Several probabilistic programming languages have been used to define generative models of objects and scenes: both general-purpose languages such as WebPPL (Goodman and Stuhlmüller 2014) (see, e.g., Ritchie (2016)) and languages specifically motivated by such applications, namely Quicksand (Ritchie 2014) and Picture (Kulkarni et al. 2015). The latter are in some sense the most closely-related to Scenic, although neither provides specialized syntax or semantics for dealing with geometry or dynamic behaviors (Picture also was used only for inverse rendering, not data generation). The main advantage of Scenic over these languages is that its domain-specific design permits concise representation of complex scenarios and enables specialized sampling techniques.

Scenario description languages for autonomous driving. Recently, formal dynamic scenario description languages have been proposed for the domain of autonomous driving. The Paracosm language (Majumdar et al. 2019) is used to model dynamic scenarios with a reactive and synchronous model of computation. However, it is not a PPL, so it lacks probability distributions and declarative constraints; it also does not provide constructs like Scenic’s interrupts which allow easy customization of generic behavior models. The Measurable Scenario Description Language (M-SDL) (Foretellix 2020) does provide declarative constraints, as well as compositional features similar to those we introduced in this paper. However, compared to both of these languages (which were introduced after the first version of this paper), Scenic has several distinguishing features: (1) it provides a much higher-level, declarative way of specifying geometric constraints; (2) it is fundamentally a probabilistic programming language (as opposed to M-SDL where distributions are optional), and (3) it is not specific to the autonomous driving domain (as demonstrated in Fremont et al. (2019, 2020)).

9 Conclusion

In this paper, we introduced Scenic, a probabilistic programming language for specifying distributions over configurations of physical objects and the behaviors of dynamic agents. We showed how Scenic can be used to generate synthetic data sets useful for a variety of tasks in the design of robust ML-based cyber-physical systems. Specifically, we used Scenic to generate specialized test sets and falsify a system, improve the robustness of a system by emphasizing difficult cases in its training set, and generalize from individual failure cases to broader scenarios suitable for retraining. In particular, by training on hard cases generated by Scenic, we were able to boost the performance of a car detector neural network (given a fixed training set size) significantly beyond what could be achieved by prior synthetic data generation methods (Johnson-Roberson et al. 2017) not based on PPLs.

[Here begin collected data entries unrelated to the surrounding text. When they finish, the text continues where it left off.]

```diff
@@ -273,13 +355,66 @@
         if (d->tap_dx[t] > R.dxmax) R.dxmax = d->tap_dx[t];
     }
     if (pl->lds > 96 * 1024) return 0;
+    pl->lds += CV6_BIAS;
     long nb = (long)(4 * MSMC_NUM_CU) / (share > 0 ? share : 1);
-    const long maxb = (R.ntiles + 3) / 4;
+    const long maxb = cv6_max_blocks(R);
     if (nb > maxb) nb = maxb;
     if (nb < 1) nb = 1;
     pl->blocks = (int)nb;
     pl->applies = 1;
     return 0;
+}
+
+static int msmc_cv6_even_split = 0;
+extern "C" void msmc_conv_set_gather6_even_split(int on) { msmc_cv6_even_split = on; }
+static void cv6_rebalance(Cv6Plan* pl, const int* members, int m) {
+    if (m < 2 || msmc_cv6_even_split) return;
+    long work[MSMC_GROUP_MAX], cap[MSMC_GROUP_MAX], nb[MSMC_GROUP_MAX];
+    bool fixed[MSMC_GROUP_MAX];
+    long budget = 0;
+    for (int k = 0; k < m; ++k) {
+        const Cv6Run& R = pl[members[k]].R;
+        work[k] = (long)R.ntiles * R.nsteps * R.nco;
+        cap[k] = cv6_max_blocks(R);
+        budget += pl[members[k]].blocks;
+        fixed[k] = false;
+        nb[k] = 0;
+    }
+    for (int round = 0; round < m; ++round) {
+        long left = budget, total = 0;
+        for (int k = 0; k < m; ++k) {
+            if (fixed[k]) left -= nb[k];
+            else total += work[k];
+        }
+        if (total <= 0) break;
+        if (left < 0) left = 0;
+        bool clamped = false;
+        for (int k = 0; k < m; ++k) {
+            if (fixed[k]) continue;
+            nb[k] = left * work[k] / total;
+            if (nb[k] >= cap[k]) {
+                nb[k] = cap[k];
+                fixed[k] = clamped = true;
+            } else if (nb[k] < 1) {
+                nb[k] = 1;
+                fixed[k] = clamped = true;
+            }
+        }
+        if (!clamped) break;
+    }
+    long sum = 0;
+    for (int k = 0; k < m; ++k) sum += nb[k];
+    while (sum != budget) {
+        int best = -1;
+        for (int k = 0; k < m; ++k) {
+            if (sum < budget ? nb[k] >= cap[k] : nb[k] <= 1) continue;
+            if (best < 0 || (sum < budget ? work[k] * nb[best] > work[best] * nb[k] : work[k] * nb[best] < work[best] * nb[k])) best = k;
+        }
+        if (best < 0) break;
+        nb[best] += sum < budget ? 1 : -1;
+        sum += sum < budget ? 1 : -1;
+    }
+    for (int k = 0; k < m; ++k) pl[members[k]].blocks = (int)nb[k];
 }
 
 static int cv6_dispatch(const Cv6Plan& pl, int blocks, size_t lds, msmc_stream stream, const msmc_conv_desc* d,
@@ -296,6 +431,8 @@
     else if (pl.R.nco == 1) CV6_GO(conv_gather6_group_kernel, 1, *group);
     else CV6_GO(conv_gather6_group_kernel, 2, *group);
 #undef CV6_GO
+    msmc_cv6_last_n = group ? group->n : 1;
+    for (int k = 0; k < msmc_cv6_last_n; ++k) msmc_cv6_last_blocks[k] = group ? group->first[k + 1] - group->first[k] : blocks;
     static thread_local char name[64];
     snprintf(name, sizeof(name), "%s<%d>", group ? "conv_gather6_group_kernel" : "conv_gather6_kernel", pl.R.nco);
     msmc_conv_last = msmc_prof_name(name);
@@ -319,6 +456,7 @@
     static int plan(const msmc_conv_desc* d, Plan* pl, int share) { return cv6_plan(d, pl, share); }
     static bool same(const Plan& p, const Plan& q) { return p.R.nco == q.R.nco; }
     static int blocks(const Plan& p) { return p.blocks; }
+    static void rebalance(Plan* pl, const int* members, int m) { cv6_rebalance(pl, members, m); }
     static int* head(Args& a, int m) { a.n = m; return a.first; }
     static void fill(Args& a, int k, const msmc_conv_desc& d, const Plan& p) {
         a.d[k] = d;
diff --git a/msmc-tts_amd/msmctts_amd/hip/lib.py b/msmc-tts_amd/msmctts_amd/hip/lib.py
--- a/msmc-tts_amd/msmctts_amd/hip/lib.py
+++ b/msmc-tts_amd/msmctts_amd/hip/lib.py
@@ -220,6 +220,9 @@
     'msmc_conv_set_wgrad4_ablate': (None, [_i]),
     'msmc_conv_set_gather4_grid': (None, [_i]),
     'msmc_conv_set_gather4_grouping': (None, [_i]),
+    'msmc_conv_set_gather6_blocks': (None, [_i]),
+    'msmc_conv_set_gather6_even_split': (None, [_i]),
+    'msmc_conv_gather6_last_grid': (_i, [ctypes.POINTER(_i), _i]),
     'msmc_conv_set_gather_generation': (None, [_i]),
     'msmc_conv_set_narrow': (None, [_i]),
     'msmc_conv_set_wgrad_tpw': (None, [_i]),
```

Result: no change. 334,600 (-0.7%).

In future work we plan to conduct experiments applying Scenic to a variety of additional domains, applications, and simulators. As we mentioned in the Introduction, we have already successfully applied Scenic to aircraft (Fremont et al. 2020), and we are currently investigating applications in further domains including underwater vehicles and indoor robots. We also plan to extend the Scenic language itself in several directions, including allowing user-defined specifiers and describing 3D scenes. Finally, we are exploring ways to combine Scenic with automated analyses: in particular, reducing the human burden of writing Scenic programs through algorithms for synthesizing or adapting such programs (e.g. Kim et al. (2020)), and improving the efficiency of falsification by performing white-box analyses of the system.